* _Dataset_:
@@ -195,23 +198,31 @@
     constexpr int ST0 = decltype(st0_tag)::value;
     constexpr int pb = ST0;
     const bool nb = cb + 1 < CB;
-    #pragma unroll
-    for (int tap = 0; tap < 9; ++tap) {
-      const int ky = tap / 3, kx = tap - ky * 3, st = (ST0 + tap) & 1;
-      const int t = cb * 9 + tap;
-      const bool np = tap < PPW && nb;
+    constexpr int NS = PPW < NT - 1 ? PPW : NT - 1;
+    #pragma unroll
+    for (int tap = 0; tap < NT; ++tap) {
+      const int ky = CPT ? tap >> 1 : tap / 3, kx = CPT ? tap & 1 : tap - ky * 3;
+      const int st = CPT ? tap & 1 : (ST0 + tap) & 1;
+      const int t = cb * NT + tap;
+      const bool np = tap < NS && nb;
+      const int pi0 = tap * PPW / NS, pn = (tap + 1) * PPW / NS - pi0;
       const bool n2 = t + 2 < KT;
       if constexpr ((ABL & 256) != 0) so_ = tap == 0 ? 4 : 0;
       const unsigned long long s0_ = tick();
       readA(0, ky, kx, pb); readB(0, st); readB(1, st);
-      if (np && !(ABL & 2) && !(ABL & 128)) issue_patch1(cb + 1, pb ^ 1, tap);
+      if (np && !(ABL & 2) && !(ABL & 128)) {
+        #pragma unroll
+        for (int i = 0; i < pn; ++i) issue_patch1(cb + 1, pb ^ 1, pi0 + i);
+      }
       relu_early();
       bar(); mma(0, 0); mma(0, 1); bar();
       readA(1, ky, kx, pb);
       if (n2 && !(ABL & 2) && !(ABL & 64)) issue_b(0, t + 2);
       relu_early();
       const unsigned long long v0_ = tick();
-      if (np) { if (n2) wait_vmcnt<1 + 2>(); else wait_vmcnt<1>(); }
+      if (np && pn == 3) { if (n2) wait_vmcnt<3 + 2>(); else wait_vmcnt<3>(); }
+      else if (np && pn == 2) { if (n2) wait_vmcnt<2 + 2>(); else wait_vmcnt<2>(); }
+      else if (np) { if (n2) wait_vmcnt<1 + 2>(); else wait_vmcnt<1>(); }
       else { if (n2) wait_vmcnt<2>(); else wait_vmcnt<0>(); }
       if constexpr ((ABL & 256) != 0) st_[6 + so_] += tick() - v0_;
       if (NBH == 2 && n2 && !(ABL & 2) && !(ABL & 64)) issue_b(1, t + 2);
@@ -261,7 +272,7 @@
       #pragma unroll
       for (int r = 0; r < 4; ++r) hw[fn][r] = p.head_w[(nw & 31) + fn * 16 + 4 * g + r];
     const long long W2 = 2LL * S;
-    #pragma unroll 1
+    #pragma unroll
     for (int fm = 0; fm < FM; ++fm) {
       const int y = y0 + wm * FM + fm, x = x0 + t;
       float z[FN][4];
@@ -373,6 +384,9 @@
 int launch_cv3(const GemmP& p0, hipStream_t s, int th) {
   GemmP p = p0;
   const int S = p.out_w;
+  const bool cpt = p.store_mode == DP_STORE_HEAD_PS && p.K == 4 * p.in_c;
+  if (!cpt && p.K != 9 * p.in_c) return DP_ERR_ARG;
+  if (cpt && (p.relu_a || th == 12)) return DP_ERR_ARG;
   if (p.k_h != 3 || p.k_w != 3 || p.stride != 1 || p.pad != 1 || p.in_h != S || p.in_w != S || p.out_h != S ||
       S % CV_TW || S % th || p.in_c % 64 || p.M % (S * S) || p.row_group || (p.head_w && p.store_mode != DP_STORE_HEAD_PS) ||
       p.gamma || p.pos || p.accumulate || (p.act != DP_ACT_NONE && p.act != DP_ACT_RELU))
@@ -397,6 +411,12 @@
   p.tiles_m = (p.M / (S * S)) * (S / th) * (S / CV_TW);
   dim3 grid(p.tiles_m * p.tiles_n);
   const int abl = (p.dbg & (1 << 24)) ? p.dbg & 2047 : 0;
+  if (cpt) {
+    if (th == 24) hipLaunchKernelGGL((gemm_cv3_kernel<K_, false, 128, CV_EPI_HPS, 0, 24, 4>), grid, dim3(512), 0, s, p);
+    else hipLaunchKernelGGL((gemm_cv3_kernel<K_, false, 128, CV_EPI_HPS, 0, 16, 4>), grid, dim3(512), 0, s, p);
+    DP_CHECK_LAUNCH();
+    return 0;
+  }
   if (th == 24) {
     if (epi == CV_EPI_BC && !p.relu_a && abl == 8) hipLaunchKernelGGL((gemm_cv3_kernel<K_, false, 128, CV_EPI_BC, 8, 24>), grid, dim3(512), 0, s, p);
     else if (epi == CV_EPI_BC && !p.relu_a && abl == 264) hipLaunchKernelGGL((gemm_cv3_kernel<K_, false, 128, CV_EPI_BC, 264, 24>), grid, dim3(512), 0, s, p);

* _The problem_:
With nothing omitted, set down all of the records again.

* _Result of the task_:
@@ -195,23 +198,31 @@
     constexpr int ST0 = decltype(st0_tag)::value;
     constexpr int pb = ST0;
     const bool nb = cb + 1 < CB;
-    #pragma unroll
-    for (int tap = 0; tap < 9; ++tap) {
-      const int ky = tap / 3, kx = tap - ky * 3, st = (ST0 + tap) & 1;
-      const int t = cb * 9 + tap;
-      const bool np = tap < PPW && nb;
+    constexpr int NS = PPW < NT - 1 ? PPW : NT - 1;
+    #pragma unroll
+    for (int tap = 0; tap < NT; ++tap) {
+      const int ky = CPT ? tap >> 1 : tap / 3, kx = CPT ? tap & 1 : tap - ky * 3;
+      const int st = CPT ? tap & 1 : (ST0 + tap) & 1;
+      const int t = cb * NT + tap;
+      const bool np = tap < NS && nb;
+      const int pi0 = tap * PPW / NS, pn = (tap + 1) * PPW / NS - pi0;
       const bool n2 = t + 2 < KT;
       if constexpr ((ABL & 256) != 0) so_ = tap == 0 ? 4 : 0;
       const unsigned long long s0_ = tick();
       readA(0, ky, kx, pb); readB(0, st); readB(1, st);
-      if (np && !(ABL & 2) && !(ABL & 128)) issue_patch1(cb + 1, pb ^ 1, tap);
+      if (np && !(ABL & 2) && !(ABL & 128)) {
+        #pragma unroll
+        for (int i = 0; i < pn; ++i) issue_patch1(cb + 1, pb ^ 1, pi0 + i);
+      }
       relu_early();
       bar(); mma(0, 0); mma(0, 1); bar();
       readA(1, ky, kx, pb);
       if (n2 && !(ABL & 2) && !(ABL & 64)) issue_b(0, t + 2);
       relu_early();
       const unsigned long long v0_ = tick();
-      if (np) { if (n2) wait_vmcnt<1 + 2>(); else wait_vmcnt<1>(); }
+      if (np && pn == 3) { if (n2) wait_vmcnt<3 + 2>(); else wait_vmcnt<3>(); }
+      else if (np && pn == 2) { if (n2) wait_vmcnt<2 + 2>(); else wait_vmcnt<2>(); }
+      else if (np) { if (n2) wait_vmcnt<1 + 2>(); else wait_vmcnt<1>(); }
       else { if (n2) wait_vmcnt<2>(); else wait_vmcnt<0>(); }
       if constexpr ((ABL & 256) != 0) st_[6 + so_] += tick() - v0_;
       if (NBH == 2 && n2 && !(ABL & 2) && !(ABL & 64)) issue_b(1, t + 2);
@@ -261,7 +272,7 @@
       #pragma unroll
       for (int r = 0; r < 4; ++r) hw[fn][r] = p.head_w[(nw & 31) + fn * 16 + 4 * g + r];
     const long long W2 = 2LL * S;
-    #pragma unroll 1
+    #pragma unroll
     for (int fm = 0; fm < FM; ++fm) {
       const int y = y0 + wm * FM + fm, x = x0 + t;
       float z[FN][4];
@@ -373,6 +384,9 @@
 int launch_cv3(const GemmP& p0, hipStream_t s, int th) {
   GemmP p = p0;
   const int S = p.out_w;
+  const bool cpt = p.store_mode == DP_STORE_HEAD_PS && p.K == 4 * p.in_c;
+  if (!cpt && p.K != 9 * p.in_c) return DP_ERR_ARG;
+  if (cpt && (p.relu_a || th == 12)) return DP_ERR_ARG;
   if (p.k_h != 3 || p.k_w != 3 || p.stride != 1 || p.pad != 1 || p.in_h != S || p.in_w != S || p.out_h != S ||
       S % CV_TW || S % th || p.in_c % 64 || p.M % (S * S) || p.row_group || (p.head_w && p.store_mode != DP_STORE_HEAD_PS) ||
       p.gamma || p.pos || p.accumulate || (p.act != DP_ACT_NONE && p.act != DP_ACT_RELU))
@@ -397,6 +411,12 @@
   p.tiles_m = (p.M / (S * S)) * (S / th) * (S / CV_TW);
   dim3 grid(p.tiles_m * p.tiles_n);
   const int abl = (p.dbg & (1 << 24)) ? p.dbg & 2047 : 0;
+  if (cpt) {
+    if (th == 24) hipLaunchKernelGGL((gemm_cv3_kernel<K_, false, 128, CV_EPI_HPS, 0, 24, 4>), grid, dim3(512), 0, s, p);
+    else hipLaunchKernelGGL((gemm_cv3_kernel<K_, false, 128, CV_EPI_HPS, 0, 16, 4>), grid, dim3(512), 0, s, p);
+    DP_CHECK_LAUNCH();
+    return 0;
+  }
   if (th == 24) {
     if (epi == CV_EPI_BC && !p.relu_a && abl == 8) hipLaunchKernelGGL((gemm_cv3_kernel<K_, false, 128, CV_EPI_BC, 8, 24>), grid, dim3(512), 0, s, p);
     else if (epi == CV_EPI_BC && !p.relu_a && abl == 264) hipLaunchKernelGGL((gemm_cv3_kernel<K_, false, 128, CV_EPI_BC, 264, 24>), grid, dim3(512), 0, s, p);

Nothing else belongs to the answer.